§ **Required work**: In the entries below, which lines run from the one containing "const int64_t blk" to the one containing "on = v < MHV;"? Copy exactly those lines, ends included, and no others.

§ **Data section**:
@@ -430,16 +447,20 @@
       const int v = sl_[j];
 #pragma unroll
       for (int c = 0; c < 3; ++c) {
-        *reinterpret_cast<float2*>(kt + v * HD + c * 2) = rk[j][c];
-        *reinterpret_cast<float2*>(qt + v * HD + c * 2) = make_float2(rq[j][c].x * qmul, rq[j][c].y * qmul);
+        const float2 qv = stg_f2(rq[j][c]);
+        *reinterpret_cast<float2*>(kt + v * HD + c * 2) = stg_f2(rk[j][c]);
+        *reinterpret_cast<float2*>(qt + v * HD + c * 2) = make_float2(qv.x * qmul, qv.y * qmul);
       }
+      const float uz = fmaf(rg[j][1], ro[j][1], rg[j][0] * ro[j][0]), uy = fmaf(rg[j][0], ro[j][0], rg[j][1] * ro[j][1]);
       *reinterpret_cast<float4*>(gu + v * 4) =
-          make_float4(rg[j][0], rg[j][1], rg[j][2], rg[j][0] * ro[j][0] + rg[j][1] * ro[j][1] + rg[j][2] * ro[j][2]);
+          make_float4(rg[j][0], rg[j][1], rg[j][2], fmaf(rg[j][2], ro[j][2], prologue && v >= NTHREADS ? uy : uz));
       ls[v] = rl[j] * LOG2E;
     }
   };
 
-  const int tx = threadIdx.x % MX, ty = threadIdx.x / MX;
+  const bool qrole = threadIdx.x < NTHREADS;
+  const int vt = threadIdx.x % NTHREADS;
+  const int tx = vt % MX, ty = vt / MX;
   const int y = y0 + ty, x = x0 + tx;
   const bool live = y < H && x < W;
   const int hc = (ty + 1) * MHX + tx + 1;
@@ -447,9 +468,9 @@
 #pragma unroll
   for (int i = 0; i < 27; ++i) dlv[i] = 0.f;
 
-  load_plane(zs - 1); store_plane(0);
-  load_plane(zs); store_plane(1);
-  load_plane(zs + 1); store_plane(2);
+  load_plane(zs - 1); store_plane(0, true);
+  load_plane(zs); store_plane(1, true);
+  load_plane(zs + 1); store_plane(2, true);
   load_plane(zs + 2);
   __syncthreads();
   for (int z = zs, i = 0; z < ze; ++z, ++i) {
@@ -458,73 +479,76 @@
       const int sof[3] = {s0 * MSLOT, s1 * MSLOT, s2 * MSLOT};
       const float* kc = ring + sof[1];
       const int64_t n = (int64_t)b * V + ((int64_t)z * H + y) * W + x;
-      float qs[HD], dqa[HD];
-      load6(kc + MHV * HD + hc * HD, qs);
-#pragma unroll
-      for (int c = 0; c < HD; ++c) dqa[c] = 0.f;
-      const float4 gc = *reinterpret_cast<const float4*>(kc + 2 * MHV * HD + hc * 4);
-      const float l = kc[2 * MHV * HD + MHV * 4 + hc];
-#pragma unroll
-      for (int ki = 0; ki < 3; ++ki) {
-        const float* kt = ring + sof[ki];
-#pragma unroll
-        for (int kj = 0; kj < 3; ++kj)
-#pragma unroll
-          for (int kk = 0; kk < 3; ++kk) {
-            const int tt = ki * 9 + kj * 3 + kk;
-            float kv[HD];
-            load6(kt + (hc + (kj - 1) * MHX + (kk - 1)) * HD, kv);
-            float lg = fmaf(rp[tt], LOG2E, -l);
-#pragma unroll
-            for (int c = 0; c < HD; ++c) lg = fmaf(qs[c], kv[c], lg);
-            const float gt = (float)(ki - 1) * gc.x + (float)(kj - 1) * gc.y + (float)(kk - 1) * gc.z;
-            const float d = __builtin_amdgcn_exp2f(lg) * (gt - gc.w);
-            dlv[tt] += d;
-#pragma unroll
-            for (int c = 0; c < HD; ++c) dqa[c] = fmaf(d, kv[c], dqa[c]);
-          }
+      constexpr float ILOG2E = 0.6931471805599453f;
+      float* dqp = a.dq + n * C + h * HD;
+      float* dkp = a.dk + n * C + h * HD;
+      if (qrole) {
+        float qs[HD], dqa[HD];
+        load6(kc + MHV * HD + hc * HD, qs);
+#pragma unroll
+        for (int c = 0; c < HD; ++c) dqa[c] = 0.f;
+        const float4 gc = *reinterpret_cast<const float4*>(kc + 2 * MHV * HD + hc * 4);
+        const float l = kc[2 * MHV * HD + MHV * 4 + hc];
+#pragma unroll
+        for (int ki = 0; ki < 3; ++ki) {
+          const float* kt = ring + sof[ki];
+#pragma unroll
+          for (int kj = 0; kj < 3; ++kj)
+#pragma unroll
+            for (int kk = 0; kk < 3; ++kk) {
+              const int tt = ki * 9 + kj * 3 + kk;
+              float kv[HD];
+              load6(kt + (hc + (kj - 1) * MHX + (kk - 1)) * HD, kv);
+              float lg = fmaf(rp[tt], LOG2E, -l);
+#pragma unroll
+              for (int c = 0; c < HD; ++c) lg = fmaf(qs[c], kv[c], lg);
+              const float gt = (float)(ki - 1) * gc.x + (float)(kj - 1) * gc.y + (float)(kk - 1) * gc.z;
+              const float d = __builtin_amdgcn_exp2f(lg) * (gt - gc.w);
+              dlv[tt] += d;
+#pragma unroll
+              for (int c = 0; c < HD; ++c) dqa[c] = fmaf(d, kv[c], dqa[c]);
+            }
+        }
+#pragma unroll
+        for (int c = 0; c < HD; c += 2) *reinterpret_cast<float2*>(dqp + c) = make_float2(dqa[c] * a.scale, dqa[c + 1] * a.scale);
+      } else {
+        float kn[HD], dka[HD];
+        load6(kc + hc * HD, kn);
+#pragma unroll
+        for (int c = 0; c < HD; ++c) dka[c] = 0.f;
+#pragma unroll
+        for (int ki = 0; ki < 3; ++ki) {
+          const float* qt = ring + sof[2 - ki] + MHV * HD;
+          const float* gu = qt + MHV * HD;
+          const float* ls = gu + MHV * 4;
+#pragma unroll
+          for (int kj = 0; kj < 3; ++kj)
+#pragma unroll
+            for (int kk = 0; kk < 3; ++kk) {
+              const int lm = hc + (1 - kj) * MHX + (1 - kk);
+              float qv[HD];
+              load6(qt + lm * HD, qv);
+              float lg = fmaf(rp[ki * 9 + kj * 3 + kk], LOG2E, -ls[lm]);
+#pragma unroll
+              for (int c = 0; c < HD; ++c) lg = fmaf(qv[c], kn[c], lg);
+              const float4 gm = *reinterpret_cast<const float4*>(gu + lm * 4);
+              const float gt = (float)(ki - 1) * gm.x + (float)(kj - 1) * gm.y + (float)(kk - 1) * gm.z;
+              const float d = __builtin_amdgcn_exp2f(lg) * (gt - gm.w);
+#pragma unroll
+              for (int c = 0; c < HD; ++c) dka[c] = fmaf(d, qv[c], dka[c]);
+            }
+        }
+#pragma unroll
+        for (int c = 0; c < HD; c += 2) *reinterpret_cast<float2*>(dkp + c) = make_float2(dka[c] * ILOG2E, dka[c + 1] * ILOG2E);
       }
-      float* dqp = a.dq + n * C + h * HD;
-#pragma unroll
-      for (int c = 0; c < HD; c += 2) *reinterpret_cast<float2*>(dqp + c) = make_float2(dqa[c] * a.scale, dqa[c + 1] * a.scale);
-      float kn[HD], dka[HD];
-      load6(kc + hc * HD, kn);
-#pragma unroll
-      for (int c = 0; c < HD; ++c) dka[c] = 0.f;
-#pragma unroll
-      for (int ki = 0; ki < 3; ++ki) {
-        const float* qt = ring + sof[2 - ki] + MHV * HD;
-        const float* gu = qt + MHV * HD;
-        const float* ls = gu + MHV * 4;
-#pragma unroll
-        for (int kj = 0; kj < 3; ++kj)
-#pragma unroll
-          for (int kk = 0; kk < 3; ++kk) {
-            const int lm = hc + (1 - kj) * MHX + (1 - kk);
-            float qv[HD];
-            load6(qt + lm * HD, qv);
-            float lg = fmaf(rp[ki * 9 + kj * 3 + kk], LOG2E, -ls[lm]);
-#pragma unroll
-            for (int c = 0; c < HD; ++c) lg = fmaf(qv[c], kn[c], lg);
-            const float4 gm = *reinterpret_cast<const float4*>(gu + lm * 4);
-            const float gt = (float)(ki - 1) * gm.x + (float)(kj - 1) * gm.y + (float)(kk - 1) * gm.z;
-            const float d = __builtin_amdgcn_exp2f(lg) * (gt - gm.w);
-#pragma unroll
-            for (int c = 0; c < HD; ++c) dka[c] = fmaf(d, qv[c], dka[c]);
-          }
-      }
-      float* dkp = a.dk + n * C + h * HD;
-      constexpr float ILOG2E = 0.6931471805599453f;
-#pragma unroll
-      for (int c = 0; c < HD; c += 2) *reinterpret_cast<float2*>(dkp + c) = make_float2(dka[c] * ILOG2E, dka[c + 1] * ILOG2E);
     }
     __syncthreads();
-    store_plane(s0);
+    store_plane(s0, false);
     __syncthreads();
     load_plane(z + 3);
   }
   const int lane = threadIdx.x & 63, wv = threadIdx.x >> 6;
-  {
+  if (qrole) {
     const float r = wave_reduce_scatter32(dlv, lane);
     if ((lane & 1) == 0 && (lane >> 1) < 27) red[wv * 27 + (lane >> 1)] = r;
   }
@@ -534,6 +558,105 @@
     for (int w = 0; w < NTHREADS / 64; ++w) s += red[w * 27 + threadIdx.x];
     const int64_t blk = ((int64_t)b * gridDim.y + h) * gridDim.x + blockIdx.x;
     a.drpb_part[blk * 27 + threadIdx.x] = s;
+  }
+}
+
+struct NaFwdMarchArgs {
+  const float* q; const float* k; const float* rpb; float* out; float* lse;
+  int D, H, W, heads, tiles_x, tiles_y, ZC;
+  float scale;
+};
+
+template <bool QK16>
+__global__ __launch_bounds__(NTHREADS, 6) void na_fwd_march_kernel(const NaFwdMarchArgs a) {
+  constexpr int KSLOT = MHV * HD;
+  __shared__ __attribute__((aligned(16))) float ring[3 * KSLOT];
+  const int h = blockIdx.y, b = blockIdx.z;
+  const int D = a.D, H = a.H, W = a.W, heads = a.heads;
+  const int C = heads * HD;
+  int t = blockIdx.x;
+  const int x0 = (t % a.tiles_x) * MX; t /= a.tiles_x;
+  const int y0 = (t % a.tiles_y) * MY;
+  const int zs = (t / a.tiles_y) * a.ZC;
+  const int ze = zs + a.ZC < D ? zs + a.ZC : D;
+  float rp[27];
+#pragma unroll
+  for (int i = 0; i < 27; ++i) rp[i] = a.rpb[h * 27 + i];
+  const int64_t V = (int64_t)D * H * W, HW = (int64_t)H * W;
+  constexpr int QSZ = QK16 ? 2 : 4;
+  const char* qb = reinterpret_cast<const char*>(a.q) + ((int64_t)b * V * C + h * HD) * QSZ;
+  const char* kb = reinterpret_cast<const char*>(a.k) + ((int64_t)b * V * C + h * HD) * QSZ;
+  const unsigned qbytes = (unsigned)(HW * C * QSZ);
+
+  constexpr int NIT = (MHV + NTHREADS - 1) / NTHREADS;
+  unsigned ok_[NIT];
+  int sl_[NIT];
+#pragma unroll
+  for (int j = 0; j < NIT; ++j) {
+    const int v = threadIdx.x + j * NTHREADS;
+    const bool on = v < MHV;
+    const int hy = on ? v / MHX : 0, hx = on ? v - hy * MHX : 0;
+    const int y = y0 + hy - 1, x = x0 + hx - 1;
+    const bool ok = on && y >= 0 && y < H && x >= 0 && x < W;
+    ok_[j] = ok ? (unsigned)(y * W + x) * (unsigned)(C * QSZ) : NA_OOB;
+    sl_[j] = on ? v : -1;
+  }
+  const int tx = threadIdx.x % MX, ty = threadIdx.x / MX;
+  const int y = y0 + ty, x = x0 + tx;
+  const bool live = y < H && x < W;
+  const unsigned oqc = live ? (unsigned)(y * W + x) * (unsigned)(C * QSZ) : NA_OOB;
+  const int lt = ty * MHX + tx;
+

* * *

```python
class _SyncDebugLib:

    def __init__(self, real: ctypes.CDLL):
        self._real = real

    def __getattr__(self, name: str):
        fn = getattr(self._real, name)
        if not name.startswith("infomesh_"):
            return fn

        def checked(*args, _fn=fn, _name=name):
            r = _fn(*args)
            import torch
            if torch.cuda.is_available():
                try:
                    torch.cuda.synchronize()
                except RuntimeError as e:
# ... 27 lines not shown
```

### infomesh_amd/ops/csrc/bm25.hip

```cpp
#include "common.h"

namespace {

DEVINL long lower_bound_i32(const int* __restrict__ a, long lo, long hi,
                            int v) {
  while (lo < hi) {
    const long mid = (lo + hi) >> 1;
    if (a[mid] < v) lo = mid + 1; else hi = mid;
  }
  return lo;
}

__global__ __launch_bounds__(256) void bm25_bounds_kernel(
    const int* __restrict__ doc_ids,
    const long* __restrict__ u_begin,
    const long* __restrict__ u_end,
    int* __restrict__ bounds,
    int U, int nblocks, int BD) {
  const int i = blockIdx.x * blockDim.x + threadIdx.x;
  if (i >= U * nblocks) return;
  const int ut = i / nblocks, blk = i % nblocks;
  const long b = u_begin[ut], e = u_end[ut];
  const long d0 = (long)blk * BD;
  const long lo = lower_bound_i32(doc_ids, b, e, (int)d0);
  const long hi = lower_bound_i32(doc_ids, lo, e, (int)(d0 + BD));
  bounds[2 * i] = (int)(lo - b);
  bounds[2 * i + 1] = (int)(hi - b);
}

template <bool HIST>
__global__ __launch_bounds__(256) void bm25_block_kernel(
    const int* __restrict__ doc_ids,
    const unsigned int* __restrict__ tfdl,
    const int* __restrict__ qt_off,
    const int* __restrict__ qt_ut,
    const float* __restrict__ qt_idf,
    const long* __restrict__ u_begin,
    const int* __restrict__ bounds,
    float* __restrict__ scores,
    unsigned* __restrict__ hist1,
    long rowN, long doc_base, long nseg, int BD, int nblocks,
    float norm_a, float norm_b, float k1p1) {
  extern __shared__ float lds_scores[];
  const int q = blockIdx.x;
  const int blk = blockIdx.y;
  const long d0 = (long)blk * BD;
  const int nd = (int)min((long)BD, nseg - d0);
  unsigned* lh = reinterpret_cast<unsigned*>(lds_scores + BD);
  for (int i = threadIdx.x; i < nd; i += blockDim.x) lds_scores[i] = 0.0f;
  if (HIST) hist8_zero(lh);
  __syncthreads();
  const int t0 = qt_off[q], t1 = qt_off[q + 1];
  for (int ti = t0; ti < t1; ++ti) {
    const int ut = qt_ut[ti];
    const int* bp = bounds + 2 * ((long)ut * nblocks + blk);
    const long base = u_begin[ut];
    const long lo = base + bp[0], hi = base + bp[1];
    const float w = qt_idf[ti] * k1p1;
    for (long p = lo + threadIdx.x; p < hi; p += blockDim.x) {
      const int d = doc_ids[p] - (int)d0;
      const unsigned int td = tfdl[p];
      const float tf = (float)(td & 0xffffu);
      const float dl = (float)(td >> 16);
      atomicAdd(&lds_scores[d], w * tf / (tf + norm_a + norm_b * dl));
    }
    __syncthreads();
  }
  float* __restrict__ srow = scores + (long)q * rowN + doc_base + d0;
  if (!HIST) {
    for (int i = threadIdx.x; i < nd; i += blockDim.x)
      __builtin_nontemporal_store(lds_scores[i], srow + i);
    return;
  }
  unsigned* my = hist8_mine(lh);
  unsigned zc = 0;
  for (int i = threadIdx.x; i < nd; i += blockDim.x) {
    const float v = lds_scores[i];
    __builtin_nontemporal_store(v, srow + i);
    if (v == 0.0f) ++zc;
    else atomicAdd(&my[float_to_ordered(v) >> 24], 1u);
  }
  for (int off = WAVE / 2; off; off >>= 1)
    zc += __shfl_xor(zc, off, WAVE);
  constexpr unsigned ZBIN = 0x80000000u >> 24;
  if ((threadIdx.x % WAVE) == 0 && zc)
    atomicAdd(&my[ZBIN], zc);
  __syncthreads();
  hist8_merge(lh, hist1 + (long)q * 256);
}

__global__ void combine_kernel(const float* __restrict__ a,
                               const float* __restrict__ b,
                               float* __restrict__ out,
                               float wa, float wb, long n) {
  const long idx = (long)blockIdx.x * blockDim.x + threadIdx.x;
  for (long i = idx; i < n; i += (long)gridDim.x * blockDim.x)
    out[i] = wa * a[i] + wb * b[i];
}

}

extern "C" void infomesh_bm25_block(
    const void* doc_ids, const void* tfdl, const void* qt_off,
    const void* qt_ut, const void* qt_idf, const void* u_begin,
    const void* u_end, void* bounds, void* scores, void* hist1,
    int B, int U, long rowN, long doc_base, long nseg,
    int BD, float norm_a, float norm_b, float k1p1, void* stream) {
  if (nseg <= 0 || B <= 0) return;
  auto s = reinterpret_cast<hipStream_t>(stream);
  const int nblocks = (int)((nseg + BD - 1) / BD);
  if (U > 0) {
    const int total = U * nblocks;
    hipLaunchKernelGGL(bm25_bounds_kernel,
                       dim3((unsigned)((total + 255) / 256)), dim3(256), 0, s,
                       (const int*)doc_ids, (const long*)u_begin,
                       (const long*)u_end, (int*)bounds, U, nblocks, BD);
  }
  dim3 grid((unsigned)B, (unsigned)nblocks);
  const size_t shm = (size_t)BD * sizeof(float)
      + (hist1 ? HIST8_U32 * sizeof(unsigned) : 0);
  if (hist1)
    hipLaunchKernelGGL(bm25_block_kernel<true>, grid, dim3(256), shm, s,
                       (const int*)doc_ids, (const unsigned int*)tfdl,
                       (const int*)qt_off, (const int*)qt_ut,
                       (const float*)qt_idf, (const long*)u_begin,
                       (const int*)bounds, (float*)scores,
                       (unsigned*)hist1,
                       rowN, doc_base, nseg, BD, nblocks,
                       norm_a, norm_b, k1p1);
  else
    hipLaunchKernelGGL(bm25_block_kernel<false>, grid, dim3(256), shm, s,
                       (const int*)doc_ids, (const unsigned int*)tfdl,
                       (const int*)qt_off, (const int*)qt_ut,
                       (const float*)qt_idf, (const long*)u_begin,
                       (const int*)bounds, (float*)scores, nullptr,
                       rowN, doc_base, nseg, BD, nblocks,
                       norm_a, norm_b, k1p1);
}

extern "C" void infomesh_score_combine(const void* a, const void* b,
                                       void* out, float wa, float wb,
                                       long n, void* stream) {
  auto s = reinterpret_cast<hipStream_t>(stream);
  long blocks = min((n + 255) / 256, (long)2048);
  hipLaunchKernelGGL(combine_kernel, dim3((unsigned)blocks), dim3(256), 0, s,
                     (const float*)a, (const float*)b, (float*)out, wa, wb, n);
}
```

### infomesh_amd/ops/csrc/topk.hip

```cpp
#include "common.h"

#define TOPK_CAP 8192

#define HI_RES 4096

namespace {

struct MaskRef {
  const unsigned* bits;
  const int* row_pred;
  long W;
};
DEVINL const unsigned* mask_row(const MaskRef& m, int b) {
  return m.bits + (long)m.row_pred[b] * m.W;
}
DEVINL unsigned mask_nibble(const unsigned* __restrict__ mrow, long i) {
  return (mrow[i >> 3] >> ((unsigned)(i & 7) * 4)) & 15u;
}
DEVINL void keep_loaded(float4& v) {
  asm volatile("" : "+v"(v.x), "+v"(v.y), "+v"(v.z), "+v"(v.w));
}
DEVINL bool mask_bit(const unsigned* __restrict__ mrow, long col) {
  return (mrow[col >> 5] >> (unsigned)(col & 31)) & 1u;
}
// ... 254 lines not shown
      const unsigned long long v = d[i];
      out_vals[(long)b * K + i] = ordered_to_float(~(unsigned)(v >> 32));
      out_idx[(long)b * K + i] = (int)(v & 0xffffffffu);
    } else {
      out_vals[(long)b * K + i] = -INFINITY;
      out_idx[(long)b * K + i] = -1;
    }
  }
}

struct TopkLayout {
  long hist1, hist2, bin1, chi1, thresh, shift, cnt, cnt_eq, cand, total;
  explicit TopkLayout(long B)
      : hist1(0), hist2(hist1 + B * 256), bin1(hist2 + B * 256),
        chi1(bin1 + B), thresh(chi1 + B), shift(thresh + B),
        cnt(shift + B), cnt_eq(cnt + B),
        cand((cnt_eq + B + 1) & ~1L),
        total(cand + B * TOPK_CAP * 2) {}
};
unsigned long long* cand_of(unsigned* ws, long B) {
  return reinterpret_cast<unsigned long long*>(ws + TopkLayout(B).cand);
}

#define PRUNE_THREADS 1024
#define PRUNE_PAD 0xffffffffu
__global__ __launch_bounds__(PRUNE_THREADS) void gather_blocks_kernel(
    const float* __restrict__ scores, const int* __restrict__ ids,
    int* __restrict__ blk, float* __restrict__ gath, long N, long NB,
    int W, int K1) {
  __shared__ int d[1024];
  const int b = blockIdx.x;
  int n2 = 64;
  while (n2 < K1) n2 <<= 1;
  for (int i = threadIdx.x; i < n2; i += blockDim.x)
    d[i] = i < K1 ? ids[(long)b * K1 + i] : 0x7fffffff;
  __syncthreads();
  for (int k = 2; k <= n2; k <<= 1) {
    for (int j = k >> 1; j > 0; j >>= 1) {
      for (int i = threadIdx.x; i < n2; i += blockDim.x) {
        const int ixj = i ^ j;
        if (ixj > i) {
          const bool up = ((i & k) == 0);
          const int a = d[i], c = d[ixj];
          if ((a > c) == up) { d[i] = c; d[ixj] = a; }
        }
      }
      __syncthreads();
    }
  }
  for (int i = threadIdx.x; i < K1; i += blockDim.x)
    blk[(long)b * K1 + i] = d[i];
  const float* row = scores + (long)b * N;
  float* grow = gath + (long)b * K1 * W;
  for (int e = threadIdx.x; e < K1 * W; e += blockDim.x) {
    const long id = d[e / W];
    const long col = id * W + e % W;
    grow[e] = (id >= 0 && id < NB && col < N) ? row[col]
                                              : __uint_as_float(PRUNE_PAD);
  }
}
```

§ **Solved problem**:
     const int64_t blk = ((int64_t)b * gridDim.y + h) * gridDim.x + blockIdx.x;
     a.drpb_part[blk * 27 + threadIdx.x] = s;
+  }
+}
+
+struct NaFwdMarchArgs {
+  const float* q; const float* k; const float* rpb; float* out; float* lse;
+  int D, H, W, heads, tiles_x, tiles_y, ZC;
+  float scale;
+};
+
+template <bool QK16>
+__global__ __launch_bounds__(NTHREADS, 6) void na_fwd_march_kernel(const NaFwdMarchArgs a) {
+  constexpr int KSLOT = MHV * HD;
+  __shared__ __attribute__((aligned(16))) float ring[3 * KSLOT];
+  const int h = blockIdx.y, b = blockIdx.z;
+  const int D = a.D, H = a.H, W = a.W, heads = a.heads;
+  const int C = heads * HD;
+  int t = blockIdx.x;
+  const int x0 = (t % a.tiles_x) * MX; t /= a.tiles_x;
+  const int y0 = (t % a.tiles_y) * MY;
+  const int zs = (t / a.tiles_y) * a.ZC;
+  const int ze = zs + a.ZC < D ? zs + a.ZC : D;
+  float rp[27];
+#pragma unroll
+  for (int i = 0; i < 27; ++i) rp[i] = a.rpb[h * 27 + i];
+  const int64_t V = (int64_t)D * H * W, HW = (int64_t)H * W;
+  constexpr int QSZ = QK16 ? 2 : 4;
+  const char* qb = reinterpret_cast<const char*>(a.q) + ((int64_t)b * V * C + h * HD) * QSZ;
+  const char* kb = reinterpret_cast<const char*>(a.k) + ((int64_t)b * V * C + h * HD) * QSZ;
+  const unsigned qbytes = (unsigned)(HW * C * QSZ);
+
+  constexpr int NIT = (MHV + NTHREADS - 1) / NTHREADS;
+  unsigned ok_[NIT];
+  int sl_[NIT];
+#pragma unroll
+  for (int j = 0; j < NIT; ++j) {
+    const int v = threadIdx.x + j * NTHREADS;
+    const bool on = v < MHV;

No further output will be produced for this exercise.